SDP Verification

The sdp_verify directory contains a largely self-contained implementation of the SDP-FO (first-order SDP verification) algorithm described in Dathathri et al 2020. We encourage projects building off this code to fork this directory, though contributions are also welcome!

The core solver is contained in sdp_verify.py. The main function is dual_fun(verif_instance, dual_vars), which defines the dual upper bound from Equation (5). For any feasible dual_vars this provides a valid bound. It is written amenable to autodiff, such that jax.grad with respect to dual_vars yields a valid subgradient.

We also provide solve_sdp_dual_simple(verif_instance), which implements the optimization loop (SDP-FO). This initializes the dual variables using our proposed scheme, and performs projected subgradient steps.

Both methods accept a SdpDualVerifInstance which specifies (1) the Lagrangian, (2) interval bounds on the primal variables, and (3) dual variable shapes.

As described in the paper, the solver can easily be applied to other input/output specifications or network architectures for any QCQP. This involves defining the corresponding QCQP Lagrangian and creating a SdpDualVerifInstance. In examples/run_sdp_verify.py we include an example for certifying adversarial L_inf robustness of a ReLU convolutional network image classifier.

API Reference

jax_verify.sdp_verify.dual_fun(verif_instance, dual_vars, key=None, n_iter=30, scl=- 1, exact=False, dynamic_unroll=True, include_info=False)[source]

Returns the dual objective value.

Parameters
  • verif_instance – a utils.SdpDualVerifInstance, the verification problem

  • dual_vars – A list of dual variables at each layer

  • key – PRNGKey passed to Lanczos

  • n_iter – Number of Lanczos iterations to use

  • scl – Inverse temperature in softmax over eigenvalues to smooth optimization problem (if negative treat as hardmax)

  • exact – Whether to use exact eigendecomposition instead of Lanczos

  • dynamic_unroll – bool. Whether to use jax.fori_loop for Lanczos for faster JIT compilation. Default is False.

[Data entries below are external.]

# Mak-GIBA/research_image_retrieval

Measured on AMD Instinct MI355X. Metric: images embedded+ranked/sec on 1.6M×2048 gallery; mAP on ROxf/RPar, higher is better.
Workload: dtype fp32

## Files before the change

include/rr.h:

```cpp
#ifndef RR_H_
#define RR_H_

#include <stddef.h>
#include <stdint.h>

#ifdef __cplusplus
extern "C" {
#endif

#define RR_OK 0
#define RR_EINVAL (-1)
#define RR_EHIP (-2)
#define RR_EWORKSPACE (-3)
#define RR_EOVERFLOW (-4)

#define RR_AMAX_SLOTS 64

typedef struct rr_handle_s* rr_handle_t;

#define RR_ABI_VERSION 7
int rr_abi_version(void);

const char* rr_version(void);
int rr_create(int device, rr_handle_t* out);
int rr_destroy(rr_handle_t h);
const char* rr_last_error(rr_handle_t h);

int rr_timing_enable(rr_handle_t h, int enable);
int rr_timing_collect(rr_handle_t h, int cls, double* ms, long long* launches);

int rr_get_device(rr_handle_t h, int* device);

#define RR_TUNE_GEMM_CFG 1
#define RR_TUNE_GEMM_BK 2
#define RR_TUNE_LP_CFG 3
#define RR_TUNE_S3_CFG 4
#define RR_TUNE_S3_STAGGER 5
#define RR_TUNE_SWEEP_MF16 8
#define RR_TUNE_SWEEP_IL 9
#define RR_TUNE_CONV_IL 10
#define RR_TUNE_HALO_MF 11
#define RR_TUNE_S3_CFG_RES 13
#define RR_TUNE_SWEEP_FORM 14
#define RR_TUNE_HALO_2D 15
int rr_set_tuning(rr_handle_t h, int key, int value);

size_t rr_cosine_topk_workspace_size(int nq, long long n, int d, int k);
size_t rr_cosine_topk_workspace_size_cap(int nq, long long n, int d, int k, long long cap);
long long rr_cosine_topk_cap_for(int nq, long long n, int d, int k, size_t workspace_bytes);
size_t rr_cosine_topk_counts_offset(int nq, long long n, int d, int k);
size_t rr_cosine_topk_overflow_offset(int nq, long long n, int d, int k);
int rr_cosine_topk(rr_handle_t h, const float* queries, int nq,
                   const float* gallery, long long n, int d, int k,
                   long long idx_offset, float* out_scores, long long* out_idx,
                   void* workspace, size_t workspace_bytes, void* stream);

int rr_cosine_scores(rr_handle_t h, const float* queries, int nq,
                     const float* gallery, long long n, int d, float* scores,
                     void* stream);

int rr_topk_merge(rr_handle_t h, const float* part_scores,
                  const long long* part_idx, int nparts, int nq, int k_in,
                  int k_out, float* out_scores, long long* out_idx,
                  void* stream);

int rr_quantize_rows(rr_handle_t h, const float* x, long long rows, int d,
                     int dtype, void* y, float* row_scale, void* stream);

int rr_cosine_topk_lp(rr_handle_t h, const void* queries, const float* q_scale,
                      int nq, const void* gallery, const float* g_scale,
                      long long n, int d, int dtype, int k, long long idx_offset,
                      float* out_scores, long long* out_idx, void* workspace,
                      size_t workspace_bytes, void* stream);

int rr_alpha_qe(rr_handle_t h, const float* queries, int nq,
                const float* gallery, long long n_rows, int d, const long long* top_idx,
                const float* top_scores, int k, int n, float alpha,
                long long idx_offset, float* out, void* stream);

int rr_prefilter_gallery_bound(rr_handle_t h, const float* gallery,
                               const void* gallery_bf16, long long n, int d,
                               double* bound3, void* stream);
size_t rr_cosine_topk_prefilter_workspace_size(int nq, long long n, int d, int k);
size_t rr_cosine_topk_prefilter_counts_offset(int nq, long long n, int d, int k);
size_t rr_cosine_topk_prefilter_overflow_offset(int nq, long long n, int d, int k);
size_t rr_cosine_topk_prefilter_workspace_size_cap(int nq, long long n, int d, int k, long long cap);
long long rr_cosine_topk_prefilter_cap_for(int nq, long long n, int d, int k, size_t workspace_bytes);
int rr_cosine_topk_prefilter(rr_handle_t h, const float* queries, int nq,
                             const float* gallery, const void* gallery_bf16,
                             const double* bound3, long long n, int d, int k,
                             long long idx_offset, float* out_scores,
                             long long* out_idx, void* workspace,
                             size_t workspace_bytes, void* stream);

size_t rr_pcaw_gram_workspace_size(long long n, int d);
int rr_pcaw_gram(rr_handle_t h, const float* x, long long n, int d,
                 void* workspace, size_t workspace_bytes, double* mean_out,
                 double* gram_out, void* stream);

int rr_preprocess_u8(rr_handle_t h, const uint8_t* img_nhwc, int b, int hgt,
                     int wid, const float* mean3, const float* std3,
                     float* out_nhwc, void* stream);

int rr_preprocess_u8_ex(rr_handle_t h, const uint8_t* img_nhwc, int b, int hgt,
                        int wid, const float* mean3, const float* std3,
                        int out_c, float* out_nhwc, void* stream);
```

  • include_info – if True, also return an info dict of various other values computed for the objective

Returns

Either a single float, the dual upper bound, or if include_info=True, returns a pair, the dual bound and a dict containing debugging info

jax_verify.sdp_verify.solve_sdp_dual(verif_instance, key=None, opt=None, num_steps=10000, verbose=False, eval_every=1000, use_exact_eig_eval=True, use_exact_eig_train=False, n_iter_lanczos=30, scl=- 1.0, lr_init=0.001, steps_per_anneal=100, anneal_factor=1.0, num_anneals=3, opt_name='adam', gd_momentum=0.9, add_diagnostic_stats=False, opt_multiplier_fn=None, init_dual_vars=None, init_opt_state=None, opt_dual_vars=None, kappa_reg_weight=None, kappa_zero_after=None, device_type=None, save_best_k=1, include_opt_state=False)[source]

Compute verified lower bound via dual of SDP relaxation.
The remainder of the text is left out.